The premise behind every low-carb diet plan is that a body that produces less insulin burns more fat than a body that produces lots of insulin. Some plans encourage a period of extremely low carbohydrate intake so thatrepparttar 145974 body will enter a state of ketosis and more quickly burn fat stores.

These are usually called induction periods. The length of extreme carb control varies from seven days to however long it takes you to reach your ideal weight. After this period of extremely low carb dieting, maintenance levels of carb consumption are followed to prevent weight gain. The amount of carb you can safely eat will depend on your unique body system. And you will probably have to experiment to find out what level of carb intake is best for you.

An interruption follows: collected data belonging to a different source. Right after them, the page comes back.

# biomedia-mira/causal-gen

Hardware: AMD Instinct MI355X
Metric: HVAE train images/sec (higher is better)
Workload: dtype f16; 1 GPU; ukbb192 HVAE train step (192x192x1, DGauss likelihood, beta=5.0, z_max_res=96); per_gpu_batch=32, global_batch=32, parallelism=dp1, hipgraph=True, params=17371122

## Files before the change

causal-gen_amd/_lib.py:

```python
import ctypes as C
import os

_HERE = os.path.dirname(os.path.abspath(__file__))
LIB_PATH = os.environ.get("CGEN_LIB") or os.path.join(_HERE, "libcgen_hip.so")

F32, F16, F32S = 0, 1, 2
DMOL_LOW_BIT = 0x100
ACT_NONE, ACT_RELU, ACT_GELU = 0, 1, 2
UNARY_LEAKY_RELU, UNARY_CLAMP_MIN, UNARY_ADD = 3, 4, 5
MAX_SEG = 4


class View(C.Structure):
    _fields_ = [("p", C.c_void_p), ("sn", C.c_int64), ("sh", C.c_int64), ("sw", C.c_int64), ("c", C.c_int32),
                ("cpad", C.c_int32)]


NULL_VIEW = View(None, 0, 0, 0, 0, 0)


class ConvArgs(C.Structure):
    _fields_ = [("dtype", C.c_int32), ("n", C.c_int32), ("h", C.c_int32), ("w", C.c_int32), ("ks", C.c_int32),
                ("nseg", C.c_int32), ("act", C.c_int32), ("dact", C.c_int32), ("seg", View * MAX_SEG),
                ("weight", C.c_void_p), ("bias", C.c_void_p), ("out", View), ("aux", View), ("res1", View), ("res2", View),
                ("out_rem", C.c_int64), ("res1_rem", C.c_int64)]


class Block3Out(C.Structure):
    _fields_ = [("w", C.c_void_p), ("bias", C.c_void_p), ("out", View), ("aux", View), ("res1", View),
                ("out_rem", C.c_int64), ("res1_rem", C.c_int64)]


class Block3Args(C.Structure):
    _fields_ = [("dtype", C.c_int32), ("n", C.c_int32), ("h", C.c_int32), ("w", C.c_int32), ("nseg", C.c_int32),
                ("nout", C.c_int32), ("pre_act", C.c_int32), ("reserved", C.c_int32), ("seg", View * MAX_SEG),
                ("w_a", C.c_void_p), ("bias_a", C.c_void_p), ("mid", View), ("mid_aux", View), ("o", Block3Out * 2), ("w_a16", C.c_void_p)]


class Block4Args(C.Structure):
    _fields_ = [("dtype", C.c_int32), ("n", C.c_int32), ("h", C.c_int32), ("w", C.c_int32), ("nseg", C.c_int32),
                ("nout", C.c_int32), ("fwd", C.c_int32), ("b", C.c_int32), ("seg", View * MAX_SEG),
                ("wimg", C.c_void_p * 3), ("bias", C.c_void_p * 3), ("mid", View * 3), ("mid_aux", View * 3), ("o", Block3Out * 3)]


class WgradArgs(C.Structure):
    _fields_ = [("dtype", C.c_int32), ("n", C.c_int32), ("h", C.c_int32), ("w", C.c_int32), ("ks", C.c_int32),
                ("nseg", C.c_int32), ("act", C.c_int32), ("nsplit", C.c_int32), ("seg", View * MAX_SEG), ("gout", View),
                ("partial_w", C.c_void_p), ("partial_b", C.c_void_p)]


class WprepDesc(C.Structure):
# ... 267 lines not shown
```

causal-gen_amd/csrc/block.hip:

```cpp
#include <stddef.h>
#include <stdlib.h>

#include <algorithm>
#include <type_traits>

#include "common.h"

namespace cgen {

typedef float f32x16 __attribute__((ext_vector_type(16)));
typedef short s16x2v __attribute__((ext_vector_type(2)));

__device__ uint4 g_b3zero[4];

#define B3_TW 16
#define B3_HW 20
#define B3_MW 18
#define B3_XS 80
constexpr int b3_ndi(int th) { return ((th + 4) * B3_HW + 47) / 48; }
constexpr int b3_xbytes(int th) { return 4 * b3_ndi(th) * 12 * B3_XS + 64; }
constexpr int b3_nmp(int th) { return (th + 2) * B3_MW; }

struct BV3 { const char* p; int sn, sh, sw; };
struct B3Out {
// ... 5 lines not shown
};
struct B3P {
  int N, H, W, nseg, nch, b, nout, nksB;
  int tiles_x, tiles_y, ntiles, ctot8;
  int ns, wb_persist, scratch_off, bias_off;
  int tm_off, tm_bytes, pad1, pad2;
  Div32 d_tx, d_ty;
  BV3 seg[3];
  int seg_koff[4];
  int seg_c8[3];
  int small, s_rows, s_strips, s_nmb;
  int s_mid_off, s_kt_off, s_red_off, s_dbg, s_segk0[3], s_segg[3];
  Div32 s_dg1, s_dxw, s_dw, s_dstrips, s_dnb;
  int rows, r_rs, r_sx, r_sy, r_res_tile, r_pad;
  const char* wA16;
  const char* wA;
  const float* biasA;
  BV3 mid, mid_aux;
  B3Out o[2];
  unsigned long long* stamps;
};

__device__ __forceinline__ void b3_pin(h16x8& v) { asm volatile("" : "+v"(v)); }
__device__ __forceinline__ h16x8 b3_relu8(h16x8 v) {
  union { h16x8 h; s16x2v s[4]; } c;
  c.h = v;
#pragma unroll
  for (int e = 0; e < 4; ++e) c.s[e] = __builtin_elementwise_max(c.s[e], (s16x2v){0, 0});
  return c.h;
}
// ... 933 lines not shown
  constexpr size_t off_b = (sizeof(B3P) + alignof(B3P) - 1) / alignof(B3P) * alignof(B3P);
  const int koff = second ? (int)off_b : 0;
  typedef const B3P __attribute__((address_space(4)))* kp_ptr;
  const B3P& p = *(const B3P*)(kp_ptr)((const char __attribute__((address_space(4)))*)__builtin_amdgcn_kernarg_segment_ptr() + koff);
  blk3s_body<false>(p, second ? (int)blockIdx.x - na : (int)blockIdx.x, second ? (int)gridDim.x - na : na, koff);
}

#define B3R_NW 8
#define B3R_XC 36
#define B3R_MC 34
#define B3R_NG 4
#define B3R_MR 16
constexpr int b3r_grpb(int nch) { return ((4 * B3R_XC * (nch * 4 + 1) * 16 + 1023) / 1024) * 1024; }
constexpr int b3r_mrowb(int nb) { return B3R_MC * ((nb & 1) ? nb : nb + 1) * 16; }
constexpr size_t b3r_lds(int nch, int nb) { return (size_t)B3R_NG * b3r_grpb(nch) + (size_t)B3R_MR * b3r_mrowb(nb) + 1024; }
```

No matter what your carb intake, it will be lower thanrepparttar 145975 norm and you will still eliminate white flour and white flour products and certain other sugary and starchy foods. This is why these diet plans are known as low-carb lifestyles.

Low-carb success requires that you be willing to give up simple carbs forrepparttar 145976 long-term.

For more low carb information and a FREE copy of the ebook "30-day Low Carb Diet Ketosis Plan", please visit our website at This article is for informational purposes only. You should consult with your physician before starting any diet.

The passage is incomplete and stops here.